Those who follow independent news outlets such as the Ring of Fire network have probably heard of Wendell Potter. For those who have not, Potter is a former CIGNA executive-turned-whistleblower who, for the past several years, has been exposing the dirty little secrets of America’s for-profit health insurance industry.

It is an industry that cannot be bothered to cover vital treatments for those who pay their premiums when those treatments cut too far into their bottom line – but has no problem paying its CEOs exorbitant salaries, operating private luxury jets, and installing solid gold plumbing fixtures in their executive washrooms. Naturally, most of the mainstream corporate media has marginalized Potter, or ignored him – but a few outlets are finally realizing that the travesty that is the U.S. for-profit health care “system” can no longer be ignored.
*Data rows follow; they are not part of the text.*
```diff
@@ -1116,6 +1198,10 @@
                        "s"(sq_m[2]), "s"(sq_m[3]), "s"(sq_m[4])
                      : "memory", "scc");
     };
+#pragma unroll
+    for (int t = 0; t < 8; ++t)
+        asm volatile("" : "+v"(key[t]));
+    asm volatile("" : "+v"(n0), "+v"(n1));
     if (steps > 1u)
         sq_dma(1u);
 
@@ -1151,6 +1237,34 @@
     {
         uint32_t ks[16];
         salsa20_block(ks, key, n0, n1, 0, 0);
+#pragma unroll
+        for (int k = 0; k < 16; ++k)
+            asm volatile("" : "+v"(ks[k]));
+        SEQ_STAMP(24u);
+        if (!relay)
+            __syncthreads();
+#pragma unroll
+        for (int k = DEC ? 5 : 0; k < (DEC ? 17 : 9); ++k)
+            asm volatile("" : "+v"(dr[k]));
+        if (!DEC)
+            asm volatile("" : "+v"(dg));
+        if (DEC) {
+#pragma unroll
+            for (int k = 4; k < 16; ++k)
+                x0[k] = __builtin_amdgcn_alignbyte(dr[k + 1], dr[k], sh0);
+            if (L_in < 64u)
+                mask_tail(x0, (int) L_in);
+        } else {
+#pragma unroll
+            for (int k = 0; k < 8; ++k)
+                x0[k] = __builtin_amdgcn_alignbyte(dr[k + 1], dr[k], sh0);
+#pragma unroll
+            for (int k = 8; k < 16; ++k)
+                x0[k] = 0;
+            if (L_in < 32u)
+                mask_tail(x0, (int) L_in);
+        }
+        SEQ_STAMP(63u);
         pk = poly32_key(ks[0], ks[1], ks[2], ks[3]);
 #pragma unroll
         for (int k = 0; k < 4; ++k)
@@ -1478,6 +1592,8 @@
         }
         big(i, list_ctr, nbase);
     }
+    if (blockIdx.x == 0 && threadIdx.x == 0)
+        zs->list_ctr[(epoch & 1u) ^ 1u] = 0;
     call_state_end<DEC>(zs, ctl, cs, n);
     frame_result_copy<DEC>(big);
     SEQ_STAMP(61u);
```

The fact is that American health insurers are murdering people in the name of profits – and nothing illustrates this better than the role this perverse industry has played in fueling the nation’s opioid crisis.
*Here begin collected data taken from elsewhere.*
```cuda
__device__ __forceinline__ void mbar_arrive(uint64_t* bar) {
    asm volatile("mbarrier.arrive.shared::cta.b64 _, [%0];" ::"r"(smem_u32(bar)) : "memory");
}

__device__ __forceinline__ void sts128(uint32_t a, const uint4& v) {
    asm volatile("st.shared.v4.b32 [%0], {%1, %2, %3, %4};" ::"r"(a), "r"(v.x), "r"(v.y), "r"(v.z), "r"(v.w) : "memory");
}
__device__ __forceinline__ uint4 lds128(uint32_t a) {
    uint4 v;
    asm volatile("ld.shared.v4.b32 {%0, %1, %2, %3}, [%4];" : "=r"(v.x), "=r"(v.y), "=r"(v.z), "=r"(v.w) : "r"(a) : "memory");
    return v;
}

typedef CUresult (*EncodeTiledFn)(CUtensorMap*, CUtensorMapDataType, cuuint32_t, void*, const cuuint64_t*, const cuuint64_t*,
                                  const cuuint32_t*, const cuuint32_t*, CUtensorMapInterleave, CUtensorMapSwizzle,
                                  CUtensorMapL2promotion, CUtensorMapFloatOOBfill);

inline EncodeTiledFn get_encode_fn() {
    static EncodeTiledFn fn = nullptr;
    static std::once_flag once;
    std::call_once(once, [] {
        void* p = nullptr;
        cudaDriverEntryPointQueryResult qres;
        if (cudaGetDriverEntryPoint("cuTensorMapEncodeTiled", &p, cudaEnableDefault, &qres) == cudaSuccess &&
            qres == cudaDriverEntryPointSuccess)
            fn = reinterpret_cast<EncodeTiledFn>(p);
    });
    return fn;
}

}
```

### masr_b200/csrc/tc_gemm.cu

```cuda
#include <cuda.h>
#include <cuda_fp16.h>
#include <math.h>
#include <mutex>
#include <stdlib.h>
#include <string.h>

#include "tc_common.cuh"

namespace masr {

constexpr int TBM = 128, TBN = 128, TBK = 32;
constexpr int TILE_BYTES = TBM * TBK * 2;
constexpr int STAGE_BYTES = 4 * TILE_BYTES;
constexpr int EW = 8;
template <bool LNC> constexpr int kStages = LNC ? 4 : 5;
constexpr int RES_BYTES = TBM * TBN * 4;
constexpr int TC_THREADS = 32 * EW + 128;
constexpr int PRODUCER_REGS = 40, CONSUMER_REGS = 232;
static_assert(PRODUCER_REGS * 128 + CONSUMER_REGS * 32 * EW <= 65536, "register file of the SM");

struct TcParams {
    const float* bias;
    const float* residual;
    float* C;
// ... 602 lines not shown
                reg_fence(acc); reg_fence(cor);
                if (pend >= 0) release((uint32_t)pend);
                if (c + 1 < nchunks) {
#pragma unroll
                    for (int i = 0; i < 16; ++i)
#pragma unroll
                        for (int hh = 0; hh < 2; ++hh) {
                            float x0 = acc[4 * i + 2 * hh], x1 = acc[4 * i + 2 * hh + 1];
                            const uint32_t a = frag_addr(i, hh);
                            if (c > 0) {
                                float s0, s1;
                                asm volatile("ld.shared.v2.f32 {%0, %1}, [%2];" : "=f"(s0), "=f"(s1) : "r"(a) : "memory");
                                x0 = s0 + x0; x1 = s1 + x1;
                            }
                            asm volatile("st.shared.v2.f32 [%0], {%1, %2};" ::"r"(a), "f"(x0), "f"(x1) : "memory");
                        }
                }
            }
#pragma unroll
            for (int i = 0; i < 16; ++i)
#pragma unroll
                for (int hh = 0; hh < 2; ++hh) {
                    const uint32_t a = frag_addr(i, hh);
                    float x0 = acc[4 * i + 2 * hh], x1 = acc[4 * i + 2 * hh + 1];
                    if (nchunks > 1) {
                        float s0, s1;
                        asm volatile("ld.shared.v2.f32 {%0, %1}, [%2];" : "=f"(s0), "=f"(s1) : "r"(a) : "memory");
                        x0 = s0 + x0; x1 = s1 + x1;
                    }
                    x0 = fmaf(cor[4 * i + 2 * hh], kLoInv, x0);
                    x1 = fmaf(cor[4 * i + 2 * hh + 1], kLoInv, x1);
                    asm volatile("st.shared.v2.f32 [%0], {%1, %2};" ::"r"(a), "f"(x0), "f"(x1) : "memory");
                }
            asm volatile("bar.sync %0, 128;" ::"r"(wg_bar) : "memory");
            for (int h = 0; h < 2; ++h) {
                const int q = 2 * wg + h;
                map_rows(m0, t0, b, q);
                ctx.sb = smem_u32(wg_res) + (h * 4 + wi) * EPI_STG;
                if (LNC) lnx.row = (uint32_t)(q * 32 + lane);
                if (nw >= p.N) continue;
                float v[32];
#pragma unroll
                for (int k = 0; k < 8; ++k) {
                    const uint4 r4 = lds128(ctx.sb + lane * 128 + ((k ^ (lane & 7)) << 4));
                    v[4 * k] = __uint_as_float(r4.x); v[4 * k + 1] = __uint_as_float(r4.y);
                    v[4 * k + 2] = __uint_as_float(r4.z); v[4 * k + 3] = __uint_as_float(r4.w);
                }
                if (p.bias != nullptr && nw + 31 < p.N && (reinterpret_cast<uintptr_t>(p.bias + nw) & 15) == 0) {
#pragma unroll
                    for (int j = 0; j < 32; j += 4) {
                        const float4 bb = ldg_f4(p.bias + nw + j);
                        v[j] += bb.x; v[j + 1] += bb.y; v[j + 2] += bb.z; v[j + 3] += bb.w;
                    }
                } else if (p.bias != nullptr) {
#pragma unroll
                    for (int j = 0; j < 32; ++j)
                        if (nw + j < p.N) v[j] += __ldg(p.bias + nw + j);
                }
                store_chunk<EPI_STG, LNC>(p, ctx, v, nw, lnx);
            }
        }
    }
    __syncthreads();
    if (LNC || PAIR) {
        asm volatile("barrier.cluster.arrive.release;" ::: "memory");
        asm volatile("barrier.cluster.wait.acquire;" ::: "memory");
    }
}

constexpr size_t kTcSmem = kStages<false> * STAGE_BYTES + RES_BYTES + 1024 + 256;
constexpr size_t kTcSmemLn = kStages<true> * STAGE_BYTES + RES_BYTES + LN_RED_BYTES + 1024 + 256;
static_assert(kTcSmem <= 232448 && kTcSmemLn <= 232448, "tc_gemm shared memory exceeds the 227 KB per-CTA limit of sm_90");

__global__ void __launch_bounds__(256) split_f16_kernel(const float* __restrict__ x, __half* __restrict__ h,
                                                        __half* __restrict__ l, int64_t n) {
    int64_t i = ((int64_t)blockIdx.x * 256 + threadIdx.x) * 4;
    if (i + 3 < n) {
        float4 v = ldg_f4(x + i);
        __half hh[4], ll[4];
        split_f16(v.x, hh[0], ll[0]); split_f16(v.y, hh[1], ll[1]); split_f16(v.z, hh[2], ll[2]); split_f16(v.w, hh[3], ll[3]);
        *reinterpret_cast<uint2*>(h + i) = *reinterpret_cast<const uint2*>(hh);
        *reinterpret_cast<uint2*>(l + i) = *reinterpret_cast<const uint2*>(ll);
    } else {
        for (; i < n; ++i) split_f16(x[i], h[i], l[i]);
    }
}

__global__ void __launch_bounds__(128) ctc_partial_combine_kernel(const float* __restrict__ pm, const float* __restrict__ ps,
                                                                  const int* __restrict__ pi, int M, int groups,
                                                                  int* __restrict__ ids, float* __restrict__ maxp) {
    pdl_wait();
    pdl_launch_dependents();
    const int lane = threadIdx.x & 31, w = threadIdx.x >> 5;
    const int row = blockIdx.x * 32 + lane;
    float m = -INFINITY, s = 0.f;
    int mi = 0x7fffffff;
    if (row < M) {
#pragma unroll 8
        for (int g = w; g < groups; g += 4) {
            const int64_t idx = (int64_t)g * M + row;
            const float gm = __ldg(pm + idx), gs = __ldg(ps + idx);
            const int gi = __ldg(pi + idx);
            if (gm > m) { s = s * expf(m - gm) + gs; m = gm; mi = gi; }
            else s += gs * expf(gm - m);
        }
    }
    __shared__ float sm_[4][32], ss_[4][32];
    __shared__ int si_[4][32];
    sm_[w][lane] = m; ss_[w][lane] = s; si_[w][lane] = mi;
    __syncthreads();
    if (w == 0 && row < M) {
#pragma unroll
        for (int k = 1; k < 4; ++k) {
            const float gm = sm_[k][lane], gs = ss_[k][lane];
            const int gi = si_[k][lane];
            if (gm > m || (gm == m && gi < mi)) { s = s * expf(m - gm) + gs; m = gm; mi = gi; }
            else s += gs * expf(gm - m);
        }
        ids[row] = mi;
        maxp[row] = 1.0f / s;
    }
}

static int make_map_2d(CUtensorMap* map, const void* ptr, int64_t rows, int64_t K, int64_t ld, int box_rows = TBM) {
    EncodeTiledFn fn = get_encode_fn();
    if (!fn) { set_last_error("cuTensorMapEncodeTiled entry point unavailable"); return MASR_ERR_INTERNAL; }
    cuuint64_t dims[2] = {(cuuint64_t)K, (cuuint64_t)rows};
    cuuint64_t strides[1] = {(cuuint64_t)ld * 2};
    cuuint32_t box[2] = {(cuuint32_t)TBK, (cuuint32_t)box_rows};
    cuuint32_t estr[2] = {1, 1};
    CUresult r = fn(map, CU_TENSOR_MAP_DATA_TYPE_FLOAT16, 2, const_cast<void*>(ptr), dims, strides, box, estr,
                    CU_TENSOR_MAP_INTERLEAVE_NONE, CU_TENSOR_MAP_SWIZZLE_64B, CU_TENSOR_MAP_L2_PROMOTION_L2_128B,
                    CU_TENSOR_MAP_FLOAT_OOB_FILL_NONE);
    if (r != CUDA_SUCCESS) { set_last_error("cuTensorMapEncodeTiled failed (%d) rows=%lld K=%lld ld=%lld", (int)r, (long long)rows, (long long)K, (long long)ld); return MASR_ERR_INTERNAL; }
    return MASR_OK;
}

static bool g_tc_attr_set[64] = {false};

static int make_map_plane(CUtensorMap* map, const void* ptr, int B, int TH, int C) {
    EncodeTiledFn fn = get_encode_fn();
    if (!fn) { set_last_error("cuTensorMapEncodeTiled entry point unavailable"); return MASR_ERR_INTERNAL; }
    cuuint64_t dims[4] = {(cuuint64_t)C, 20, (cuuint64_t)TH, (cuuint64_t)B};
    cuuint64_t strides[3] = {(cuuint64_t)C * 2, (cuuint64_t)20 * C * 2, (cuuint64_t)TH * 20 * C * 2};
    cuuint32_t box[4] = {(cuuint32_t)TBK, (cuuint32_t)CONV_W2, (cuuint32_t)CONV_TR, 1};
    cuuint32_t estr[4] = {1, 1, 1, 1};
    CUresult r = fn(map, CU_TENSOR_MAP_DATA_TYPE_FLOAT16, 4, const_cast<void*>(ptr), dims, strides, box, estr,
                    CU_TENSOR_MAP_INTERLEAVE_NONE, CU_TENSOR_MAP_SWIZZLE_64B, CU_TENSOR_MAP_L2_PROMOTION_L2_128B,
                    CU_TENSOR_MAP_FLOAT_OOB_FILL_NONE);
    if (r != CUDA_SUCCESS) { set_last_error("cuTensorMapEncodeTiled(plane) failed (%d) B=%d TH=%d", (int)r, B, TH); return MASR_ERR_INTERNAL; }
    return MASR_OK;
}

static int tc_flags() {
    const char* e = getenv("MASR_TC_FLAGS");
    return e ? atoi(e) : 1;
}

static int num_sms() {
    static int n[64] = {0};
    int dev = 0;
    cudaGetDevice(&dev);
    if (dev < 0 || dev >= 64) dev = 0;
    if (n[dev] == 0) {
        int v = 0;
        if (cudaDeviceGetAttribute(&v, cudaDevAttrMultiProcessorCount, dev) != cudaSuccess || v <= 0) v = 132;
        n[dev] = v;
    }
    return n[dev];
}

static int ensure_tc_attrs() {
    int dev = 0;
    cudaGetDevice(&dev);
    if (dev < 0 || dev >= 64) dev = 0;
    if (!g_tc_attr_set[dev]) {
        cudaError_t e = cudaFuncSetAttribute(tc_gemm_kernel<false, false>, cudaFuncAttributeMaxDynamicSharedMemorySize, (int)kTcSmem);
        if (e == cudaSuccess) e = cudaFuncSetAttribute(tc_gemm_kernel<true, false>, cudaFuncAttributeMaxDynamicSharedMemorySize, (int)kTcSmem);
        if (e == cudaSuccess) e = cudaFuncSetAttribute(tc_gemm_kernel<false, true>, cudaFuncAttributeMaxDynamicSharedMemorySize, (int)kTcSmemLn);
        if (e == cudaSuccess) e = cudaFuncSetAttribute(tc_gemm_kernel<false, false, true>, cudaFuncAttributeMaxDynamicSharedMemorySize, (int)kTcSmem);
        if (e == cudaSuccess) e = cudaFuncSetAttribute(tc_gemm_kernel<true, false, true>, cudaFuncAttributeMaxDynamicSharedMemorySize, (int)kTcSmem);
        if (e != cudaSuccess) { set_last_error("tc_gemm smem attr: %s", cudaGetErrorString(e)); return (int)e; }
        g_tc_attr_set[dev] = true;
    }
    return MASR_OK;
}

static bool pair_enabled(bool several_row_blocks) {
    const char* e = getenv("MASR_TC_PAIR");
    return several_row_blocks && e != nullptr && atoi(e) != 0;
}

template <bool CONV>
static void launch_tc(const TcMaps& maps, const TcParams& p, bool pair, int tiles_n, int tiles_m, int batch, cudaStream_t stream) {
    if (!pair) {
        const int num_tiles = tiles_n * tiles_m * batch;
        const int grid = num_tiles < num_sms() ? num_tiles : num_sms();
        launch_pdl(tc_gemm_kernel<CONV, false>, dim3(grid), dim3(TC_THREADS), kTcSmem, stream, maps, p, num_tiles, tiles_n, tiles_m);
        return;
    }
    const int ptiles_m = (tiles_m + 1) / 2;
    const int num_ptiles = tiles_n * ptiles_m * batch;
    const int pairs = num_ptiles < num_sms() / 2 ? num_ptiles : num_sms() / 2;
    cudaLaunchConfig_t cfg = {};
    cfg.gridDim = dim3(2 * pairs);
    cfg.blockDim = dim3(TC_THREADS);
    cfg.dynamicSmemBytes = kTcSmem;
    cfg.stream = stream;
    cudaLaunchAttribute attr[2];
    attr[0].id = cudaLaunchAttributeClusterDimension;
    attr[0].val.clusterDim.x = 2; attr[0].val.clusterDim.y = 1; attr[0].val.clusterDim.z = 1;
    attr[1].id = cudaLaunchAttributeProgrammaticStreamSerialization;
    attr[1].val.programmaticStreamSerializationAllowed = 1;
    cfg.attrs = attr;
    cfg.numAttrs = pdl_enabled() ? 2 : 1;
    cudaLaunchKernelEx(&cfg, tc_gemm_kernel<CONV, false, true>, maps, p, num_ptiles, tiles_n, ptiles_m);
}

}
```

The story appeared in the New York Times this past September, but has flown largely under the radar. While blame has been cast on Big Pharma, prescription drug distributors, and doctors who operate “pill mills,” the role of the health insurance industry in creating opioid addicts has been largely ignored. It is no secret that doctors prescribe highly-addictive opioid painkillers, but here is the dirty little secret: there are far less addictive alternatives available.

Doctors are aware of these alternatives, but rarely prescribe them – because America’s private, for-profit health insurance companies won’t cover the costs, unless a doctor wants to jump through endless hoops and fight a long, drawn-out battle with these insurers in attempts to justify the costs. It’s a fight for which most doctors have neither the time nor the resources – and insurers know it.

The problem is that Big Pharma has been making those opioid alternatives expensive – and covering those costs would cut too deeply into the insurance company’s precious profits. Addiction treatment is also too costly for insurers to risk having to forego maintenance of those private jets or handing a $10 million bonus to the head of the company or expecting their wealthy shareholders to take a smaller return on their investment.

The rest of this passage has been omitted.